Exercise aim: Whenever the word "fail" turns up in a line of the data below, copy that line.

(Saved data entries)
-HEADERS = ["mplx_internal.h", "mplx_ctx.h", "mplx_device_common.h", "mplx_pair_device.h", "mplx_grid_common.h", "mplx_poly.h", "mplx_traj_device.h", "mplx_limits_math.h", "mplx_scale_math.h", "mplx_heur_math.h", "host_planner.hpp", "host_lpastar.hpp", os.path.join("..", "..", "include", "mplx.h"), os.path.join("..", "..", "include", "mplx_debug.h"), os.path.join("..", "..", "include", "mplx_map_util.h"), os.path.join("..", "..", "include", "mplx_rollout.h"), os.path.join("..", "..", "include", "mplx_ray.h"), os.path.join("..", "..", "include", "mplx_traj.h"), os.path.join("..", "..", "include", "mplx_table.h"), os.path.join("..", "..", "include", "mplx_open.h"), os.path.join("..", "..", "include", "mplx_multi.h"), os.path.join("..", "..", "include", "mplx_replan.h"), os.path.join("..", "..", "include", "mplx_replan_timed.h"), os.path.join("..", "..", "include", "mplx_prior.h"), os.path.join("..", "..", "include", "mplx_solve.h"), os.path.join("..", "..", "include", "mplx_limits.h"), os.path.join("..", "..", "include", "mplx_scale.h"), os.path.join("..", "..", "include", "mplx_conflict.h"), os.path.join("..", "..", "include", "mplx_reserve.h"), os.path.join("..", "..", "include", "mplx_wait.h"), os.path.join("..", "..", "include", "mplx_field.h"), os.path.join("..", "..", "include", "mplx_heur.h")]
+HEADERS = ["mplx_internal.h", "mplx_ctx.h", "lists_host_rows.h", "mplx_device_common.h", "mplx_pair_device.h", "mplx_grid_common.h", "mplx_poly.h", "mplx_traj_device.h", "mplx_limits_math.h", "mplx_scale_math.h", "mplx_heur_math.h", "host_planner.hpp", "host_lpastar.hpp", os.path.join("..", "..", "include", "mplx.h"), os.path.join("..", "..", "include", "mplx_debug.h"), os.path.join("..", "..", "include", "mplx_map_util.h"), os.path.join("..", "..", "include", "mplx_rollout.h"), os.path.join("..", "..", "include", "mplx_ray.h"), os.path.join("..", "..", "include", "mplx_traj.h"), os.path.join("..", "..", "include", "mplx_table.h"), os.path.join("..", "..", "include", "mplx_open.h"), os.path.join("..", "..", "include", "mplx_multi.h"), os.path.join("..", "..", "include", "mplx_replan.h"), os.path.join("..", "..", "include", "mplx_replan_timed.h"), os.path.join("..", "..", "include", "mplx_prior.h"), os.path.join("..", "..", "include", "mplx_solve.h"), os.path.join("..", "..", "include", "mplx_limits.h"), os.path.join("..", "..", "include", "mplx_scale.h"), os.path.join("..", "..", "include", "mplx_conflict.h"), os.path.join("..", "..", "include", "mplx_reserve.h"), os.path.join("..", "..", "include", "mplx_wait.h"), os.path.join("..", "..", "include", "mplx_field.h"), os.path.join("..", "..", "include", "mplx_heur.h")]
 ARCH = "gfx950"
 
 
diff --git a/motion_primitive_library_amd/csrc/lists_copy_api.cpp b/motion_primitive_library_amd/csrc/lists_copy_api.cpp
--- a/motion_primitive_library_amd/csrc/lists_copy_api.cpp
+++ b/motion_primitive_library_amd/csrc/lists_copy_api.cpp
@@ -1,6 +1,7 @@
 #include "mplx_ctx.h"
 
 #include <atomic>
+#include <chrono>
 #include <cstring>
 #include <thread>
 
@@ -8,14 +9,12 @@
 
 namespace {
 
-struct Row {
-  const void *dev;
-  char *host;
-  int es;
-  int64_t host_node_stride;
-};
-
 constexpr size_t kChunkBytes = 32u << 20;
+size_t chunk_bytes(const mplx_ctx *c) {
+  if (c->tune.arena_kb <= 0) return kChunkBytes;
+  const size_t tuned = (size_t)c->tune.arena_kb << 14;
+  return tuned < kChunkBytes ? tuned : kChunkBytes;
+}
 
 int ensure_pinned(mplx_ctx *c, size_t bytes) {
   if (bytes <= c->pk_pin_cap) return MPLX_OK;
@@ -32,20 +31,6 @@
 struct Chunk {
   int64_t node0, node1, off0, entries;
 };
-
-void scatter(const Row *rows, int n_rows, const int64_t *row_off, const char *pin, const int32_t *count,
-             const int64_t *offs, const Chunk &ch, int64_t a, int64_t b) {
-  for (int r = 0; r < n_rows; r++) {
-    const int es = rows[r].es;
-    const char *src = pin + row_off[r];
-    for (int64_t k = a; k < b; k++) {
-      const int cnt = count[k];
-      if (cnt > 0)
-        std::memcpy(rows[r].host + (size_t)k * rows[r].host_node_stride * es, src + (size_t)(offs[k] - ch.off0) * es,
-                    (size_t)cnt * es);
-    }
-  }
-}
 
 }
 
@@ -64,23 +49,18 @@
   c->pk_hb_cap = 0;
 }
 
-int copy_lists_to_host(mplx_ctx *c, const mplx_succ_lists &d, const mplx_succ_lists *h, int64_t n_nodes) {
-  const int F = 4 * c->dim + 2;
+int copy_lists_to_host(mplx_ctx *c, const mplx_succ_lists &d, const mplx_succ_lists *h, int64_t n_nodes,
+                       const double *h_nodes, int64_t h_node_stride) {
   const int64_t S = list_stride(c, &d);
   HIP_TRY(c, hipMemcpyAsync(h->count, d.count, (size_t)n_nodes * 4, hipMemcpyDeviceToHost, c->stream));
   HIP_TRY(c, hipStreamSynchronize(c->stream));
-  Row rows[mplx::kPackRows];
-  int n_rows = 0;
-  if (h->cost) rows[n_rows++] = {d.cost, (char *)h->cost, 8, S};
-  if (h->hash) rows[n_rows++] = {d.hash, (char *)h->hash, 8, S};
-  if (h->state)
-    for (int f = 0; f < F; f++)
-      rows[n_rows++] = {d.state + (size_t)f * d.state_stride, (char *)(h->state + (size_t)f * h->state_stride), 8, S};
-  if (h->action) rows[n_rows++] = {d.action, (char *)h->action, 4, S};
-  if (h->iters) rows[n_rows++] = {d.iters, (char *)h->iters, 4, S};
+  c->pk_last_bytes = n_nodes * 4;
+  const HostRowPlan plan = plan_host_rows(c->dim, c->prm.control, d, *h, S, c->h_U.data(), c->udim, h_nodes, h_node_stride, c->prm.dt);
+  const HostRow *rows = plan.rows;
+  const HostRowSource &src = plan.src;
+  const int n_rows = plan.n_rows, n_wire = plan.n_wire, made_bpe = plan.made_bpe;
+  const int bpe = plan.wire_bpe;
   if (n_rows == 0) return MPLX_OK;
-  int bpe = 0;
-  for (int r = 0; r < n_rows; r++) bpe += rows[r].es;
 
   std::vector<int64_t> &offs = c->pk_hoffs;
   offs.resize((size_t)n_nodes + 1);
@@ -94,7 +74,8 @@
   }
   offs[(size_t)n_nodes] = total;
   if (total == 0) return MPLX_OK;
-  size_t cap = kChunkBytes;
+  c->pk_last_bytes += total * bpe;
+  size_t cap = chunk_bytes(c);
   if ((size_t)max_cnt * bpe > cap) cap = (size_t)max_cnt * bpe;
   if ((size_t)total * bpe < cap) cap = (size_t)total * bpe;
   cap = align256(cap);
@@ -115,16 +96,16 @@
     a = b;
   }
   const int n_chunks = (int)chunks.size();
-  std::vector<int64_t> row_off((size_t)n_chunks * n_rows);
+  std::vector<int64_t> row_off((size_t)n_chunks * n_wire);
   for (int i = 0; i < n_chunks; i++) {
     int64_t o = 0;
-    for (int r = 0; r < n_rows; r++) {
-      row_off[(size_t)i * n_rows + r] = o;
-      o += chunks[(size_t)i].entries * rows[r].es;
-    }
-  }
-
-  int n_thr = (int)(((size_t)total * bpe) >> 23);
+    for (int w = 0; w < n_wire; w++) {
+      row_off[(size_t)i * n_wire + w] = o;
+      o += chunks[(size_t)i].entries * plan.wire_es[w];
+    }
+  }
+
+  int n_thr = (int)(((size_t)total * (bpe + made_bpe)) >> 23);
   const int hw = (int)std::thread::hardware_concurrency();
   if (n_thr > 15) n_thr = 15;
   if (hw > 0 && n_thr > hw - 1) n_thr = hw - 1;
@@ -138,7 +119,7 @@
     const Chunk &ch = chunks[(size_t)i];
     const int64_t n = ch.node1 - ch.node0;
     const int64_t a = ch.node0 + n * part / parts, b = ch.node0 + n * (part + 1) / parts;
-    scatter(rows, n_rows, &row_off[(size_t)i * n_rows], (const char *)c->pk_pin[i & 1], count, offs.data(), ch, a, b);
+    scatter_rows(rows, n_rows, &row_off[(size_t)i * n_wire], (const char *)c->pk_pin[i & 1], count, offs.data(), ch.off0, src, a, b);
   };
   std::vector<std::thread> helpers;
   try {
@@ -169,12 +150,12 @@
   auto issue = [&](int i) -> hipError_t {
     const Chunk &ch = chunks[(size_t)i];
     mplx::PackArgs a{};
-    for (int r = 0; r < n_rows; r++) {
-      a.src[r] = rows[r].dev;
-      a.dst_off[r] = row_off[(size_t)i * n_rows + r];
-      a.es[r] = rows[r].es;
-    }
-    a.n_rows = n_rows;
+    for (int w = 0; w < n_wire; w++) {
+      a.src[w] = plan.dev[w];
+      a.dst_off[w] = row_off[(size_t)i * n_wire + w];
+      a.es[w] = plan.wire_es[w];
+    }
+    a.n_rows = n_wire;
     a.node_stride = S;
     a.count = d.count;
     a.offs = (const int64_t *)c->pk_offs.p;
@@ -189,20 +170,31 @@
     }
     return hipEventRecord(c->pk_ev[i & 1], c->stream);
   };
+#ifdef MPLX_COPY_TIMING
+  double t_link = 0, t_host = 0;
+  auto now_ms = [] { return std::chrono::duration<double, std::milli>(std::chrono::steady_clock::now().time_since_epoch()).count(); };
+#define MPLX_COPY_TIMED(acc, stmt) { const double t0__ = now_ms(); stmt; acc += now_ms() - t0__; }
+#else
+#define MPLX_COPY_TIMED(acc, stmt) { stmt; }
+#endif
   for (int i = 0; i <= n_chunks && rc == MPLX_OK; i++) {
     hipError_t e = hipSuccess;
     if (i < n_chunks) e = issue(i);
-    if (e == hipSuccess && i >= 1) e = hipEventSynchronize(c->pk_ev[(i - 1) & 1]);
+    if (e == hipSuccess && i >= 1) MPLX_COPY_TIMED(t_link, e = hipEventSynchronize(c->pk_ev[(i - 1) & 1]))
     if (e != hipSuccess) {
       rc = fail(c, MPLX_ERR_HIP, "copy of the successor lists failed: %s", hipGetErrorString(e));
       break;
     }
     if (i >= 1) {
       ready.store(i, std::memory_order_release);
-      share(i - 1, 0);
-      while (done.load(std::memory_order_acquire) < i * n_thr) std::this_thread::yield();
-    }
-  }
+      MPLX_COPY_TIMED(t_host, share(i - 1, 0); while (done.load(std::memory_order_acquire) < i * n_thr) std::this_thread::yield())
+    }
+  }
+#ifdef MPLX_COPY_TIMING
+  fprintf(stderr, "mplx copy: %d chunks, %d + %d B per entry on the wire + made, %d helpers: waited %.2f ms for copies, %.2f ms scattering\n",
+          n_chunks, bpe, made_bpe, n_thr, t_link, t_host);
+#endif
+#undef MPLX_COPY_TIMED
   if (rc != MPLX_OK) {
     join_all();
     (void)hipStreamSynchronize(c->stream);
diff --git a/motion_primitive_library_amd/csrc/lists_host.cpp b/motion_primitive_library_amd/csrc/lists_host.cpp
--- a/motion_primitive_library_amd/csrc/lists_host.cpp
+++ b/motion_primitive_library_amd/csrc/lists_host.cpp
@@ -300,24 +300,28 @@
     return fail(c, MPLX_ERR_ARG, "mplx_expand_lists: the heur / flags rows come back through host pointers for batches of up to "
                                  "8 MiB of lists only (a search's); larger ones: mplx_expand_lists_device and a copy of the rows");
   const size_t slots = (size_t)n_slots;
+  const bool want_action = h_out->action || (h_out->state && action_worth_carrying(order_k_rows(c->dim, c->prm.control)));
   StageLayout l;
-  const size_t o_nodes = l.add((size_t)F * n_nodes * 8), o_count = l.add((size_t)n_nodes * 4), o_action = l.add(h_out->action ? slots * 4 : 0),
+  const size_t o_nodes = l.add((size_t)F * n_nodes * 8), o_count = l.add((size_t)n_nodes * 4), o_action = l.add(want_action ? slots * 4 : 0),
                o_cost = l.add(h_out->cost ? slots * 8 : 0), o_hash = l.add(h_out->hash ? slots * 8 : 0),
                o_iters = l.add(h_out->iters ? slots * 4 : 0), o_state = l.add(h_out->state ? F * slots * 8 : 0);
   if (int rc = stage_commit(c, &l)) return rc;
   HIP_TRY(c, stage_in_rows(c, l.base + o_nodes, h_nodes, (size_t)node_stride * 8, (size_t)n_nodes * 8, F));
   mplx_succ_lists d{};
   d.count = (int32_t *)(l.base + o_count);
-  if (h_out->action) d.action = (int32_t *)(l.base + o_action);
+  if (want_action) d.action = (int32_t *)(l.base + o_action);
   if (h_out->cost) d.cost = (double *)(l.base + o_cost);
   if (h_out->hash) d.hash = (uint64_t *)(l.base + o_hash);
   if (h_out->iters) d.iters = (int32_t *)(l.base + o_iters);
   if (h_out->state) { d.state = (double *)(l.base + o_state); d.state_stride = n_slots; }
   d.node_stride = h_out->node_stride;
-  if (int rc = lists_device(c, (const double *)(l.base + o_nodes), n_nodes, n_nodes, &d)) return rc;
+  uint32_t skip = const_zero_rows(c->dim, c->prm.control);
+  const int rc_launch = lists_device(c, (const double *)(l.base + o_nodes), n_nodes, n_nodes, &d, &skip);
+  c->last_zero_rows = 0;
+  if (rc_launch) return rc_launch;
   MPLX_GUARD_BEGIN
   if (int rc = resolve_pending(c)) return rc;
-  return copy_lists_to_host(c, d, h_out, n_nodes);
+  return copy_lists_to_host(c, d, h_out, n_nodes, h_nodes, node_stride);
   MPLX_GUARD_END(c)
 }
 
diff --git a/motion_primitive_library_amd/csrc/lists_host_rows.h b/motion_primitive_library_amd/csrc/lists_host_rows.h
--- /dev/null
+++ b/motion_primitive_library_amd/csrc/lists_host_rows.h
@@ -0,0 +1,162 @@
+#ifndef MPLX_LISTS_HOST_ROWS_H
+#define MPLX_LISTS_HOST_ROWS_H
+
+#include "../../include/mplx.h"
+
+#include <cstdint>
+#include <cstring>
+
+namespace mplx_detail {
+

Exercise solution:
       rc = fail(c, MPLX_ERR_HIP, "copy of the successor lists failed: %s", hipGetErrorString(e));
     return fail(c, MPLX_ERR_ARG, "mplx_expand_lists: the heur / flags rows come back through host pointers for batches of up to "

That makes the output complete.